"[Solved] How to work on Correlation Matrix results"

TomTom
TomTom New Altair Community Member
edited November 5 in Community Q&A
Hello,

I have made a correlation matrix within my process and would like to use the Matrix results in this process. Unfortunately the only operators I've found which can use "mat" as input are the ones in Reporting addon. So I can write an Excel File, for example. I couldn't find a way to use standard operators like "Filter examples" or  "Select" with the Matrix as input. Is there a way to filter the matrix for certain values without writing it to a file and reading the file within the process (This wouldn't be fast enough, because I have very very large data sets)?

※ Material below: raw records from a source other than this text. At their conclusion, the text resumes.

static int prk_run(ramx_dev *d, const KArgs &a, int L, bool *used)
{
  *used = false;
  const int W = a.W;
  const bool multi = dev_is_multi(d);
  int block = 0, blocks = 0, rc;
  bool can = false;
  if ((rc = prk_local_can(d, a, L, multi, &can, &block, &blocks)) != RAMX_OK) return rc;
  if (multi)
  {
    int cannot = can ? 0 : 1;
    if ((rc = host_allreduce_flag(d, &cannot)) != RAMX_OK) return rc;
    can = !cannot;
  }
  const bool int32_can = can;
  const int pk_r0 = (getenv("RAMX_NO_PERSISTENT") != NULL || d->force_chain || L <= 0) ? -1 : d->pk_r0;
  if (!can && (multi || pk_r0 < 0)) return RAMX_OK;
  *used = true;
  PArgs pa;
  memset(&pa, 0, sizeof(pa));
  pa.S = d->d_state[0]; pa.bases = d->d_bases; pa.bounds = d->d_bounds; pa.trim = d->d_trim;
  pa.sums0 = d->d_sums; pa.vote = d->d_vote; pa.ctl_out = d->d_ctl; pa.cons_out = d->d_cons; pa.err = d->d_err;
  pa.Np = d->Np; pa.Nx = d->Nx; pa.r0 = 0; pa.L = L; pa.go = a.go; pa.ge = a.ge; pa.cap = a.cap; pa.minimp = a.minimp;
  pa.when_to_stop = a.when_to_stop; pa.nblocks = blocks;
  pa.nranks = 1; pa.rank = 0; pa.peers = NULL; pa.box = NULL;
  if (multi)
  {
    pa.nranks = d->nranks; pa.rank = d->rank; pa.peers = (PeerBox *const *)d->d_peer; pa.box = d->xbox;
    pa.mirror = NULL;
    auto local_prep = [&]() -> int
    {
      if (d->hostbox_host)
      {
        if (!d->hostbox_mirror) HIPCHK(hipMalloc((void **)&d->hostbox_mirror, sizeof(PeerBox)));
        HIPCHK(hipMemsetAsync(d->hostbox_mirror, 0, sizeof(PeerBox), d->stream));
        pa.mirror = d->hostbox_mirror;
      }
      if (d->hostbox_host)
      {
        HIPCHK(hipStreamSynchronize(d->stream));
        memset((void *)d->hostbox_host, 0, sizeof(PeerBox));
        __sync_synchronize();
      }
      else
      {
        HIPCHK(hipMemsetAsync(d->xbox, 0, sizeof(PeerBox), d->stream));
        HIPCHK(hipStreamSynchronize(d->stream));
      }
      return RAMX_OK;
    };
    const int lrc = local_prep();
    if ((rc = host_allreduce_shards(d, d->d_sums)) != RAMX_OK) return rc;
    if (lrc != RAMX_OK) return lrc;
    const char *tf = getenv("RAMX_TEST_FAIL_PRK_RANK");
    if (tf && atoi(tf) == d->rank) { ramx_set_error("test hook: forced failure of the persistent launch on rank %d", d->rank); return RAMX_ERR_HIP; }
  }
  memcpy(pa.tab, a.tab, sizeof(pa.tab));
  pa.pack_ok = getenv("RAMX_NO_FASTPACK") ? 0 : fast_pack_ok(pa.tab, a.go, a.ge, L, W);
  if (pa.pack_ok && getenv("RAMX_NO_MASKHI") == NULL) pa.pack_ok = 2;
  pa.lean_p = lean_p_of(pa.tab, a.go, a.ge);
  { const char *lm = getenv("RAMX_LEADER_MAX"); pa.leader_max = lm ? atoi(lm) : 3; if (pa.leader_max < 0) pa.leader_max = 0; if (pa.leader_max > 64) pa.leader_max = 64; }
  PKArgs ka;
  memset(&ka, 0, sizeof(ka));
  int pk_block = 0, pk_blocks = 0;
  bool pk = false;
  if ((rc = pk_route(d, a, L, multi, int32_can, &pk, &ka.spread, &ka.rebase, &pk_block, &pk_blocks)) != RAMX_OK) return rc;
  if (!pk && !int32_can) { *used = false; return RAMX_OK; }
  if (!pk && (rc = pack_rest(d)) != RAMX_OK) return rc;
  HIPCHK(hipMemsetAsync(d->d_vote, 0, PRK_NSETS * NSHARD * sizeof(PShard), d->stream));
  HIPCHK(hipMemsetAsync(d->d_err, 0, 64, d->stream));
  long long *sums_next = d->d_sums + (size_t)NSHARD * 4;
  const bool head = !pk || pk_r0 > 0;
  if (pk && pk_r0 > 0) { pa.L = pk_r0; pa.sums_next = sums_next; }
#ifdef RAMX_PRK_TIMING
  const size_t nw = pk ? (size_t)pk_blocks * (pk_block / 64) : (size_t)blocks * (block / 64);
  unsigned long long *dbgbuf = NULL;
  HIPCHK(hipMalloc((void **)&dbgbuf, nw * 8 * sizeof(unsigned long long)));
  HIPCHK(hipMemset(dbgbuf, 0, nw * 8 * sizeof(unsigned long long)));
  if (pk) ka.dbg = dbgbuf; else pa.dbg = dbgbuf;
#endif
  rc = RAMX_OK;
  const bool tmarks = getenv("RAMX_TIMING") != NULL;
  const double tm0 = now_ms();
  rt_mark("persistent route, memsets");
  if (head)
  {
    if (block == 256)
      rc = (W == 14) ? prk_launch<14, 256>(d, pa, blocks) : (W == 20) ? prk_launch<20, 256>(d, pa, blocks) :
           (W == 40) ? prk_launch<40, 256>(d, pa, blocks) : prk_launch<80, 256>(d, pa, blocks);
    else
      rc = (W == 14) ? prk_launch<14, 512>(d, pa, blocks) : (W == 20) ? prk_launch<20, 512>(d, pa, blocks) : prk_launch<40, 512>(d, pa, blocks);
  }
  rt_mark("first rows launched (int32 kernel)");
  if (rc == RAMX_OK && pk)
  {
    ka.S = d->d_state[0]; ka.bases = d->d_bases; ka.bounds = d->d_bounds; ka.trim = d->d_trim;
    ka.vote = d->d_vote; ka.cons_out = d->d_cons; ka.err = d->d_err;
    ka.peers = pa.peers; ka.box = pa.box; ka.mirror = pa.mirror; ka.rank = pa.rank; ka.nranks = pa.nranks;
    ka.xblock = 0;
    if (ka.nranks > 1 && getenv("RAMX_NO_PK_EXCHANGER") == NULL)
    {
      int cap = 0;
      if (ramx_pk_capacity(W, pk_block, &cap) == RAMX_OK && pk_blocks + 1 <= cap) ka.xblock = pk_blocks;
    }
    ka.Np = d->Np; ka.Nx = d->Nx; ka.L = L; ka.go = a.go; ka.ge = a.ge; ka.cap = a.cap; ka.minimp = a.minimp;
    ka.when_to_stop = a.when_to_stop; ka.nblocks = pk_blocks;
    memcpy(ka.tab, a.tab, sizeof(ka.tab));
    ka.lean_p = pa.lean_p; ka.leader_max = pa.leader_max;
    ka.spec_on = getenv("RAMX_NO_PK_SPEC") == NULL ? 1 : 0;
    { const char *we = getenv("RAMX_TEST_PK_WRONG_EVERY"); ka.test_wrong_every = we ? atoi(we) : 0; }
    { const char *ts = getenv("RAMX_TEST_PK_SPREAD"); if (ts) ka.spread = atoi(ts); }
    ka.spread_rows = ka.spread;
    { const char *ts = getenv("RAMX_TEST_PK_SPREAD_ROWS"); if (ts) ka.spread_rows = atoi(ts); }
    d->last_packed_r0 = pk_r0;
    const int seg = pk_segment_columns(L, a.when_to_stop);
    const int NWw = (2 * W + 1 + 8) / 8 + 2;
    long long *sbuf[2] = { d->d_sums + (size_t)NSHARD * 4, d->d_sums + (size_t)2 * NSHARD * 4 };
    const long long *sums_in = pk_r0 > 0 ? sbuf[0] : d->d_sums;
    int nextbuf = pk_r0 > 0 ? 1 : 0;
    int ctl_i = 0;
    auto words_for = [&](int r_end) { int wn = ((r_end + 7) >> 3) + NWw + 2; return wn < d->KW ? wn : d->KW; };
    if (ka.nranks > 1 && !head) test_delay_rank(d);
    for (int r = pk_r0, s_i = 0; r < L && rc == RAMX_OK; s_i++)
    {
      const int r1 = seg > 0 ? std::min(L, (r / seg + 1) * seg) : L;
      if (d->pack_busy) { HIPCHK(hipStreamWaitEvent(d->stream, d->pack_done, 0)); d->pack_busy = 0; }
      if (d->packed_kw < words_for(r1))
      {
        if ((rc = launch_pack(d, d->Nx, d->Np, W, d->packed_kw, words_for(r1), d->stream)) != RAMX_OK) break;
        d->packed_kw = words_for(r1);
      }
      HIPCHK(hipMemsetAsync(d->d_vote, 0, PRK_NSETS * NSHARD * sizeof(PShard), d->stream));
      ka.r0 = r; ka.Lseg = r1; ka.sums_in = sums_in;
      ka.sums_next = r1 < L ? sbuf[nextbuf] : NULL;
      if (r1 < L) HIPCHK(hipMemsetAsync(sbuf[nextbuf], 0, (size_t)NSHARD * 4 * sizeof(long long), d->stream));
      ka.ctl_in = d->d_ctl + ctl_i; ka.ctl_out = d->d_ctl + (ctl_i ^ 1);
      if (r == 0) ka.ctl_out = d->d_ctl;
      const double tm1 = now_ms();
      rc = ramx_pk_launch(d->stream, W, pk_block, pk_blocks, ka);
      if (rc != RAMX_OK) { ramx_set_error("packed-row kernel: launch failed (W %d, %d workgroups of %d threads)", W, pk_blocks, pk_block); break; }
      if (tmarks) fprintf(stderr, "RAMX_TIMING       run: piece %d (rows %d..%d, %d x %d threads) launched %.3f ms after the first launch (launch call %.3f ms)\n", s_i, r, r1, pk_blocks, pk_block, now_ms() - tm0, now_ms() - tm1);
      const int out_i = (r == 0) ? 0 : (ctl_i ^ 1);
      if (r1 >= L) break;
      const int r2 = std::min(L, (r1 / seg + 1) * seg);
      if (d->packed_kw < words_for(r2))
      {
        if ((rc = launch_pack(d, d->Nx, d->Np, W, d->packed_kw, words_for(r2), d->pack_stream)) != RAMX_OK) break;
        HIPCHK(hipEventRecord(d->pack_done, d->pack_stream));
        d->pack_busy = 1;
        d->packed_kw = words_for(r2);
      }
      RamxCtl hc;
      unsigned errw = 0;
      HIPCHK(hipStreamSynchronize(d->stream));
      if (tmarks) fprintf(stderr, "RAMX_TIMING       run: piece %d complete %.3f ms after the first launch\n", s_i, now_ms() - tm0);
      {
        unsigned long long ew = 0;
        if ((rc = d2h_small(d, &hc, d->d_ctl + out_i, sizeof(hc))) != RAMX_OK) break;
        if ((rc = d2h_small(d, &ew, d->d_err, sizeof(ew))) != RAMX_OK) break;
        errw = (unsigned)ew;
      }
      rt_mark("piece: control block and error word read");
      if (hc.stopped || hc.pad != 0 || errw != 0 || hc.rows_done < r1) break;
      sums_in = sbuf[nextbuf]; nextbuf ^= 1; ctl_i = out_i; r = r1;
    }
    if (pk) { block = pk_block; blocks = pk_blocks; }
  }
  else d->last_packed_r0 = -1;
#ifdef RAMX_PRK_TIMING
  if (rc == RAMX_OK)
  {
    HIPCHK(hipStreamSynchronize(d->stream));
    unsigned long long *h = (unsigned long long *)malloc(nw * 8 * sizeof(unsigned long long));
    HIPCHK(hipMemcpy(h, dbgbuf, nw * 8 * sizeof(unsigned long long), hipMemcpyDeviceToHost));
    static const char *nm[6] = { "wait vote", "block barrier 1", "band", pk ? "early arrival" : "reduce+barrier 2", pk ? "late arrival" : "issue atomics", "loop top" };
    const int wpb = block / 64;
    fprintf(stderr, "PRK_TIMING %s blocks %d x %d threads, L %d, first row %d (ns per column)\n", pk ? "packed rows" : "int32 rows", blocks, block, L, pk ? pk_r0 : 0);
    for (int k = 0; k < 6; k++)
    {
      double s0 = 0, sO = 0, mx = 0, mn = 1e30;
      for (size_t i = 0; i < nw; i++)
      {
        const double v = 10.0 * (double)h[i * 8 + k] / L;
        if ((int)(i % wpb) == 0) s0 += v; else sO += v;
        if (v > mx) mx = v;
        if (v < mn) mn = v;
      }
      fprintf(stderr, "PRK_TIMING %-18s wave0 avg %8.1f  other waves avg %8.1f  min %8.1f  max %8.1f\n", nm[k], s0 / blocks,
              wpb > 1 ? sO / (double)(nw - blocks) : 0.0, mn, mx);
    }
    fprintf(stderr, "PRK_TIMING band by wave index:");
    for (int wv = 0; wv < wpb; wv++)
    {
      double sw = 0;
      for (int b = 0; b < blocks - 1; b++) sw += 10.0 * (double)h[((size_t)b * wpb + wv) * 8 + 2] / L;
      fprintf(stderr, " w%d %.0f", wv, sw / (blocks > 1 ? blocks - 1 : 1));
    }
    fprintf(stderr, "\n");
    {
      int gb = 0;
      for (int b = 1; b < blocks; b++) if (h[(size_t)b * wpb * 8 + 0] < h[(size_t)gb * wpb * 8 + 0]) gb = b;
      fprintf(stderr, "PRK_TIMING workgroup %d (shortest vote wait), per wave: wait vote | barrier | band | early | late | top\n", gb);
      for (int wv = 0; wv < wpb; wv++)
      {
        const unsigned long long *q = h + ((size_t)gb * wpb + wv) * 8;
        fprintf(stderr, "PRK_TIMING   w%d %7.0f %7.0f %7.0f %7.0f %7.0f %7.0f   rows full %llu lean %llu\n", wv, 10.0 * q[0] / L, 10.0 * q[1] / L, 10.0 * q[2] / L,
                10.0 * q[3] / L, 10.0 * q[4] / L, 10.0 * q[5] / L, q[6], q[7]);
      }
    }
    {
      const double half = L - L / 2;
      size_t never = 0, always = 0, wg_any = 0;
      double lanes = 0, cols = 0;
      int hist[6] = { 0, 0, 0, 0, 0, 0 };
      for (int b = 0; b < blocks; b++)
      {
        bool any = false;
        for (int wv = 0; wv < wpb; wv++)
        {
          const size_t i = (size_t)b * wpb + wv;
          const double c = (double)h[i * 8 + 6], l = (double)h[i * 8 + 7];
          if (c == 0) { never++; continue; }
          any = any || c > 0.5 * half;
          if (c > 0.9 * half) always++;
          lanes += l; cols += c;
          const double avg = l / c;
          hist[avg <= 1 ? 0 : avg <= 2 ? 1 : avg <= 4 ? 2 : avg <= 8 ? 3 : avg <= 16 ? 4 : 5]++;
        }
        if (any) wg_any++;
      }
      fprintf(stderr, "PRK_LEANSTAT second half (%.0f columns): %zu of %zu waves always LEAN, %zu non-LEAN in > 90 %% of the columns; workgroups with a wave "
              "non-LEAN in > 50 %%: %zu of %d; lanes per non-LEAN wave-column %.2f; waves by that average <=1: %d <=2: %d <=4: %d <=8: %d <=16: %d more: %d\n",
              half, never, nw, always, wg_any, blocks, cols > 0 ? lanes / cols : 0.0, hist[0], hist[1], hist[2], hist[3], hist[4], hist[5]);
    }
    free(h);
    (void)hipFree(dbgbuf);
  }
#endif
  return rc;
}

static void cp_test_hooks(CPArgs &ca)
{
  const char *we = getenv("RAMX_TEST_CP_WRONG_EVERY"), *vd = getenv("RAMX_TEST_CP_VOTE_DELAY");
  ca.test_wrong_every = we ? atoi(we) : 0;
  ca.test_vote_delay = vd ? atoi(vd) : 0;
  ca.lean_p = lean_p_of(ca.tab, ca.go, ca.ge);
}

template <int W, int BLOCK>
static int fam_launch(ramx_dev *d, const FArgs &fa, int F, hipStream_t st)
{
  (void)d;
  hipLaunchKernelGGL((ramx_family_kernel<W, BLOCK>), dim3(F), dim3(BLOCK), 0, st, fa);
  HIPCHK(hipGetLastError());
  return RAMX_OK;
}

I've tried also another way: I've used "Remove correlated attributes" instead "Correlation Matrix", and set filter relation to "less", to get attribute pairs which are correlating each other, but the results are confusing me:

Sometimes the result of "Remove correlated attributes" is a resultset with just one column. If I have a Result Set with two attributes: A and B and also some other attributes and column A has a high correlation to another column. Why is "Remove correlated attributes" just returning one of both columns? I would expect it to return both columns, because Correlation is a bidirectional relationship.

It would be really great, if anyone could help on this issue.

Answers

  • TomTom
    TomTom New Altair Community Member
    As I haven't found a clean solution, I have chosen to write Correlation Matrix to file and reload it again. Very dirty, but it works. Please let me know, if there's a cleaner solution.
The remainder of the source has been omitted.